In Toyota Motor, the plaintiff alleged that she was disabled from performing her automobile assembly line job by carpal tunnel syndrome and related impairments, and sued her former employer for failing to provide her with a reasonable accommodation as required by the ADA. The district court granted the employer’s motion for summary judgment, and the United States Court of Appeals for the Sixth Circuit reversed, holding that the plaintiff was required to and did in fact demonstrate that her manual disability involved a “class” of manual activities affecting her ability to perform tasks as work. The Supreme Court reversed the decision of the Sixth Circuit, providing for a more restrictive interpretation of the term “disability.”

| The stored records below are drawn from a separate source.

# Lornatang/Real_ESRGAN-PyTorch

Measured on AMD Instinct MI355X. Metric: x4 SR train images/sec (256->1024), higher is better.
Workload: dtype f16; 1 GPU; RealESRNet x4 L1 train step, RRDBNet 23 blocks, LR 256^2 -> HR 1024^2, batch 16/GPU, degradation=hip, Adam+EMA, GradScaler; global_batch=16, parallelism=dp1

## Files before the change

### include/resr.h

```cpp
#ifndef RESR_H_
#define RESR_H_

#include <stddef.h>
#include <stdint.h>

#ifdef __cplusplus
extern "C" {
#endif

#define RESR_VERSION 3

typedef enum {
    RESR_OK = 0,
    RESR_ERR_ARG = -1,
    RESR_ERR_LAUNCH = -2,
    RESR_ERR_WORKSPACE = -3
} resr_status;

typedef enum { RESR_F16 = 0, RESR_F32 = 1, RESR_F16X2 = 2 } resr_dtype;

enum {
    RESR_CONV_LRELU = 1 << 0,
    RESR_CONV_UPSAMPLE_IN = 1 << 1,
    RESR_CONV_CLAMP01 = 1 << 2,
    RESR_CONV_OUT_NCHW_F32 = 1 << 3,
    RESR_CONV_MASK = 1 << 4,
    RESR_CONV_NO_BIAS = 1 << 5,
    RESR_CONV_AUX_BEFORE_MASK = 1 << 6,
    RESR_CONV_AUX_BEFORE_RES = 1 << 7,
    RESR_CONV_WRITE_SIGNBITS = 1 << 8,
    RESR_CONV_MASK_BITS = 1 << 9,
    RESR_CONV_OUT_SINGLE = 1 << 10,
    RESR_CONV_SINGLE_W16 = 1 << 11,
    RESR_CONV_MX_PAIRS = 1 << 12,
    RESR_CONV_MX_SIGNBITS = 1 << 13
};

typedef struct {
    int32_t n, h, w;
    int32_t cin;
    int32_t cin0;
    int32_t in0_stride;
    int32_t in1_stride;
    int32_t cout;
    int32_t cout_pad;
    int32_t out_stride;
    int32_t res0_stride, res1_stride, mask_stride;
    int32_t dtype;
    int32_t flags;
    float s0, t0, s1, t1, slope;
    int32_t in0_chunk_stride, in1_chunk_stride, out_chunk_stride;
    int32_t res0_chunk_stride, res1_chunk_stride, mask_chunk_stride;
    int64_t in0_lo_offset, in1_lo_offset, out_lo_offset, res0_lo_offset, res1_lo_offset;
    int32_t s2d_in_channels, s2d_out_channels, cout_groups;
    int32_t x2_pair_chunks;
    int32_t reserved2_;
    int64_t mask_lo_offset;
    int64_t in0_q_offset, in1_q_offset, out_q_offset, w_mx_offset;
} ResrConvDesc;

int resr_conv3x3(const ResrConvDesc* d, const void* in0, const void* in1, const void* w_packed,
                 const float* bias, const void* res0, const void* res1, const void* mask,
                 void* out, void* aux_out, void* stream);

size_t resr_conv3x3_chain_state_bytes(int32_t n, int32_t h, int32_t w);
int resr_conv3x3_chain(int32_t njobs, const ResrConvDesc* descs, const void* in0, const void* in1,
                       const void* const* packed_w, const float* const* bias, const void* const* mask,
                       void* const* out, void* const* aux_out, void* chain_state, size_t chain_state_bytes, void* stream);
// ... 210 lines not shown
```

### real_esrgan-pytorch_amd/_lib.py

```python
from __future__ import annotations

import ctypes as C
import os

_HERE = os.path.dirname(os.path.abspath(__file__))
LIB_PATH = os.environ.get("RESR_LIB_PATH") or os.path.join(_HERE, "csrc", "libresr_hip.so")

RESR_F16, RESR_F32, RESR_F16X2 = 0, 1, 2
CONV_LRELU, CONV_UPSAMPLE_IN, CONV_CLAMP01, CONV_OUT_NCHW_F32, CONV_MASK, CONV_NO_BIAS = 1, 2, 4, 8, 16, 32
CONV_AUX_BEFORE_MASK, CONV_AUX_BEFORE_RES = 64, 128
CONV_WRITE_SIGNBITS = 1 << 8
CONV_MASK_BITS = 1 << 9
CONV_OUT_SINGLE = 1 << 10
CONV_SINGLE_W16 = 1 << 11
X2_PLAN_GROWTH_F16_INFER, X2_PLAN_GROWTH_GRAD_F16, X2_PLAN_GROWTH_GRAD_STORE_F16, X2_PLAN_GROWTH_ACT_F16_WGRAD = 1, 2, 4, 8
X2_PLAN_GROWTH_ACT_G_HI_WGRAD = 16
X2_PLAN_GROWTH_W16_INFER = 32
X2_PLAN_MX_INFER = 64
X2_PLAN_MX_BWD = 128
X2_PLAN_F16_BACKWARD = 256
X2_PLAN_MX_WGRAD = 512
X2_PLAN_MX_TAIL = 1024
X2_PLAN_MX_TRAIN_FORWARD = 2048
X2_PLAN_OUTPUT_PARITY = (X2_PLAN_GROWTH_F16_INFER | X2_PLAN_GROWTH_W16_INFER | X2_PLAN_MX_INFER | X2_PLAN_F16_BACKWARD
# ... 6 lines not shown
    (512, 128 + 8, "MX_WGRAD (512) rides on MX_BWD (128: the gradient planes' q tensors) + GROWTH_ACT_F16_WGRAD (8: the stream chunks are the pair chunks)"),
    (1024, 512 + 128 + 8, "MX_TAIL (1024) extends MX_WGRAD (512) to the 4x-resolution tail"),
    (2048, 1 + 32 + 64 + 256, "MX_TRAIN_FORWARD (2048) runs the inference MX forward (1 + 32 + 64) in training, in front of the f16 backward pass (256)"),
)


def x2_plan_error(plan: int):
    if not 0 <= plan <= 4095:
        return ("x2_plan must be a bit set of X2_PLAN_GROWTH_F16_INFER (1) | X2_PLAN_GROWTH_GRAD_F16 (2) | X2_PLAN_GROWTH_GRAD_STORE_F16 (4) | "
                "X2_PLAN_GROWTH_ACT_F16_WGRAD (8) | X2_PLAN_GROWTH_ACT_G_HI_WGRAD (16) | X2_PLAN_GROWTH_W16_INFER (32) | X2_PLAN_MX_INFER (64) | "
                f"X2_PLAN_MX_BWD (128) | X2_PLAN_F16_BACKWARD (256) | X2_PLAN_MX_WGRAD (512) | X2_PLAN_MX_TAIL (1024) | X2_PLAN_MX_TRAIN_FORWARD (2048), got {plan}")
    if (plan & X2_PLAN_MX_BWD) and (plan & X2_PLAN_GROWTH_GRAD_STORE_F16):
        return f"x2_plan={plan}: MX_BWD (128) reads the growth-plane gradients as pairs; GROWTH_GRAD_STORE_F16 (4) stores them single"
    for bit, needs, text in X2_PLAN_RULES:
        if (plan & bit) and (plan & needs) != needs:
            return f"x2_plan={plan}: {text}"
    return None


def x2_plan_f16_backward(plan: int) -> bool:
    return bool(plan & X2_PLAN_F16_BACKWARD)


def x2_plan_packs_mx(plan: int, training: bool) -> bool:
    return bool(plan & ((X2_PLAN_MX_BWD | X2_PLAN_MX_TRAIN_FORWARD) if training else X2_PLAN_MX_INFER))


def x2_plan_layout_key(plan: int) -> int:
    return plan & (X2_PLAN_MX_INFER | X2_PLAN_MX_BWD | X2_PLAN_MX_WGRAD | X2_PLAN_MX_TAIL | X2_PLAN_MX_TRAIN_FORWARD)


CONV_MX_PAIRS = 1 << 12
CONV_MX_SIGNBITS = 1 << 13
RESR_VERSION = 3


class ConvDesc(C.Structure):
    _fields_ = [("n", C.c_int32), ("h", C.c_int32), ("w", C.c_int32),
                ("cin", C.c_int32), ("cin0", C.c_int32), ("in0_stride", C.c_int32), ("in1_stride", C.c_int32),
                ("cout", C.c_int32), ("cout_pad", C.c_int32), ("out_stride", C.c_int32),
                ("res0_stride", C.c_int32), ("res1_stride", C.c_int32), ("mask_stride", C.c_int32),
                ("dtype", C.c_int32), ("flags", C.c_int32),
                ("s0", C.c_float), ("t0", C.c_float), ("s1", C.c_float), ("t1", C.c_float), ("slope", C.c_float),
                ("in0_chunk_stride", C.c_int32), ("in1_chunk_stride", C.c_int32), ("out_chunk_stride", C.c_int32),
                ("res0_chunk_stride", C.c_int32), ("res1_chunk_stride", C.c_int32), ("mask_chunk_stride", C.c_int32),
                ("in0_lo_offset", C.c_int64), ("in1_lo_offset", C.c_int64), ("out_lo_offset", C.c_int64),
                ("res0_lo_offset", C.c_int64), ("res1_lo_offset", C.c_int64),
                ("s2d_in_channels", C.c_int32), ("s2d_out_channels", C.c_int32), ("cout_groups", C.c_int32),
                ("x2_pair_chunks", C.c_int32), ("reserved2_", C.c_int32), ("mask_lo_offset", C.c_int64),
                ("in0_q_offset", C.c_int64), ("in1_q_offset", C.c_int64), ("out_q_offset", C.c_int64), ("w_mx_offset", C.c_int64)]
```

The ADA defines a “disability” as “a physical or mental impairment that substantially limits one or more of the major life activities” of an individual. In interpreting the terms “physical impairment” and “major life activity,” the Court looked to regulations issued by the Equal Employment Opportunity Commission (“EEOC”) and the Department of Health, Education and Welfare (“HEW”). The HEW regulations include “performing manual tasks” as an example of a “major life activity.” The regulations, however, do not define “significant” or “major,” which the Court noted are commonly defined as “to a large degree” and “important,” respectively. From these regulations and definitions, the Court interpreted “disability” to mean that the claimant must be unable to perform the variety of tasks central to most people’s daily lives. The Court also reasoned that because the ADA provides protection outside of the workplace, i.e. in public facilities and transportation, a court’s inquiry should not be limited to the effect of the disability on work-related tasks. Finally, the Court said that “the impairment’s impact must also be permanent or long term.”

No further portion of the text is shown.